While we need to make sure that we have restoration of ecosystems and biodiverse plantings, we need to make sure that we are not driving wood production into old growth forests and using plantations to displace food-growing land. That would be the worst case outcome. We have to make sure that that is not the case. We had a lot of evidence to that effect, saying: we need a complementary measure to the CPRS to look at incentivising those things which maximise carbon storage in the land, in the landscape; we need to incentivise protection of old growth forests and native vegetation; we need to make sure existing plantations are used for what they are planted for, which is wood production; but we need to make sure we do not incentivise the conversion of food production land and water into plantations as opposed to food production. We received a lot of really good evidence, and I would encourage people to go and read the evidence that we got, particularly what was given to us in relation to that.

The other area in which we had very strong evidence was energy efficiency. So much of the debate has been devoted to coal-fired power stations and coalmines and not nearly enough to the potential to reduce demand on electricity through energy efficiency. The committee heard from many people talking about the gains that we would make by implementing energy efficiency measures at the residential, the commercial and the industrial scale. That is clearly an area where we have ad hoc policies and small numbers. We need systemic change, and that came out strongly through all the evidence.

In terms of renewables, what also came out strongly from the roundtable that was held, in particular from the business sector involved in rolling out renewables, is that they not only want a renewable energy target but they want a gross feed-in tariff because there is strong recognition that a renewable energy target will bring on those technologies which are already relatively cost-competitive with coal but you need a gross feed-in tariff to bring on those other technologies which are going to be more expensive than coal in the short term but which we will need if we are going to meet the kind of energy demand for the future we are talking about. To that end I was in Newcastle last week looking at the solar thermal towers and the huge potential there is there to be generating large amounts of energy. Also it is a fantastic opportunity for adaptation in rural and regional Australia, where people with large properties where they can no longer maintain their stocking or their crop regime as they have done in the past because of the changes to the climate now have the opportunity to enter into leasehold or partnership agreements in order to get their income from farming renewable energy as well as the other pursuits that they have. Overwhelmingly it was a very positive experience to be part of the committee and to hear from such a large number of people across Australia from all different backgrounds.

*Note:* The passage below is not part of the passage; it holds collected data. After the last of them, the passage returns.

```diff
@@ -1124,17 +1150,19 @@
     t.head = p + 4 * nblk;
     t.stitch = t.head + nblk / 4 + 2;
     t.stitch_list = t.stitch + n_nodes;
+    t.fold = fold;
     t.max_blocks = (int64_t)nblk;
     return t;
 }
 
 int build_edge_blocks(const int* in_ptr, const int* dst, int64_t n_nodes, const int* n_per_graph_dev, int n_per_graph_host, const EdgeBlocks& t, hipStream_t s) {
+    GM_REQUIRE(t.fold, GM_ERR_INVALID_ARGUMENT, "build_edge_blocks: no fold table");
     hipLaunchKernelGGL(edge_blocks_plan_kernel, dim3(1), dim3(64), 0, s, in_ptr, (int)n_nodes, n_per_graph_dev, n_per_graph_host,
                        t.hdr, t.gblk, (int)n_nodes + 1);
     int gb = (int)cdiv(t.max_blocks, 256);
     gb = gb < 1 ? 1 : (gb > 1024 ? 1024 : gb);
     hipLaunchKernelGGL(edge_blocks_fill_kernel, dim3(gb), dim3(256), 0, s, in_ptr, dst, (int)n_nodes, t.hdr, t.gblk, t.blk, t.seg, t.head, t.stitch,
-                       t.stitch_list);
+                       t.stitch_list, t.fold);
     GM_LAUNCH_CHECK();
     return GM_OK;
 }
@@ -1187,25 +1215,14 @@
 }
 
 int launch_node_sys(const NodeSysArgs& a, hipStream_t s) {
-    GM_REQUIRE(a.h && a.agg && a.Q && a.h_out && a.image && a.n > 0, GM_ERR_INVALID_ARGUMENT, "launch_node_sys: bad argument");
-    return launch_sys<sys_node_kernel>(NODE_LDS_BYTES, a.prof, PROF_NODE, s, a.h, a.agg, a.Q, a.h_out, a.image, a.n, a.flags, a.eps);
+    GM_REQUIRE(a.h && a.agg && a.side && a.tab.hdr && a.tab.fold && a.Q && a.h_out && a.image && a.n > 0, GM_ERR_INVALID_ARGUMENT, "launch_node_sys: bad argument");
+    return launch_sys<sys_node_kernel>(NODE_LDS_BYTES, a.prof, PROF_NODE, s, a.h, a.agg, a.Q, a.h_out, a.image, a.n, a.flags, a.eps, a.side, a.tab.fold,
+                                       a.tab.head, a.tab.hdr);
 }
 
 int launch_proj_sys(const ProjSysArgs& a, hipStream_t s) {
     GM_REQUIRE(a.h && a.P && a.Q && a.img_p && a.img_q && a.n > 0, GM_ERR_INVALID_ARGUMENT, "launch_proj_sys: bad argument");
     return launch_sys<sys_proj_kernel>(PROJ_LDS_BYTES, a.prof, PROF_NODE, s, a.h, a.P, a.Q, a.img_p, a.img_q, a.scale_p, a.scale_q, a.n, a.flags);
-}
-
-int launch_agg_stitch(float* agg, const float* side, const EdgeBlocks& t, int64_t n, ProfState* prof_state, hipStream_t s) {
-    if (n <= 0) return GM_OK;
-    {
-        ProfScope prof(prof_state, PROF_NODE, s);
-        int64_t gb = cdiv(n * 8, 256 * 4);
-        gb = gb < 1 ? 1 : (gb > 2048 ? 2048 : gb);
-        hipLaunchKernelGGL(agg_stitch_kernel, dim3((unsigned)gb), dim3(256), 0, s, agg, side, t.stitch, t.stitch_list, t.head, t.hdr, (int)n);
-    }
-    GM_LAUNCH_CHECK();
-    return GM_OK;
 }
 
 __global__ void __launch_bounds__(256) edge_pad_rows_kernel(const CsrHeader* hdr, float* e, int row_floats) {
diff --git a/gnn_manip_amd/csrc/model.hip b/gnn_manip_amd/csrc/model.hip
--- a/gnn_manip_amd/csrc/model.hip
+++ b/gnn_manip_amd/csrc/model.hip
@@ -517,11 +517,11 @@
         rc = launch_edge(H, NL, false, route.sys_edge, ea, cap, s);
         if (rc != GM_OK) return rc;
         if (route.sys_node) {
-            rc = launch_agg_stitch(f.agg, f.side, carve_edge_blocks(c.blocks, n, cap), n, m->prof, s);
             NodeSysArgs ns{};
-            ns.h = f.h; ns.agg = f.agg; ns.Q = f.Q; ns.h_out = f.h; ns.image = m->packed_h3 + m->h3_node[k];
+            ns.h = f.h; ns.agg = f.agg; ns.side = f.side; ns.tab = carve_edge_blocks(c.blocks, n, cap, c.fold); ns.Q = f.Q; ns.h_out = f.h;
+            ns.image = m->packed_h3 + m->h3_node[k];
             ns.n = (int)n; ns.flags = flags; ns.eps = m->d.ln_eps; ns.prof = m->prof;
-            if (rc == GM_OK) rc = launch_node_sys(ns, s);
+            rc = launch_node_sys(ns, s);
             if (rc == GM_OK && k + 1 < M) rc = project(k + 1);
             if (rc == GM_OK && k + 1 == M) rc = launch_node_hm(H, 2, tail_args(m, M, n, f.h, f.P, out, flags), s);
         } else {
```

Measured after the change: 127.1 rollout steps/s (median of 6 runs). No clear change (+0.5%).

The other area where the Greens disagreed with the committee was in relation to carbon capture and storage. We do not agree that this is a technology that the community should pay for or that will be brought on in a timely manner. We believe the coal industry should actually focus on that.

Australia really has to pull out all stops, as does the whole of the planet, if we are going to have any hope of achieving a safe climate. The evidence has clearly been put before the Senate through this committee from Australia’s leading scientists, and nobody in the future will be able to say that they were not told or the evidence was not made available to the parliament of Australia. It has been. It is now up to people to determine what they do with that scientific information.

In conclusion, I again thank other members of the committee for the collaborative manner in which this committee inquiry has been carried out.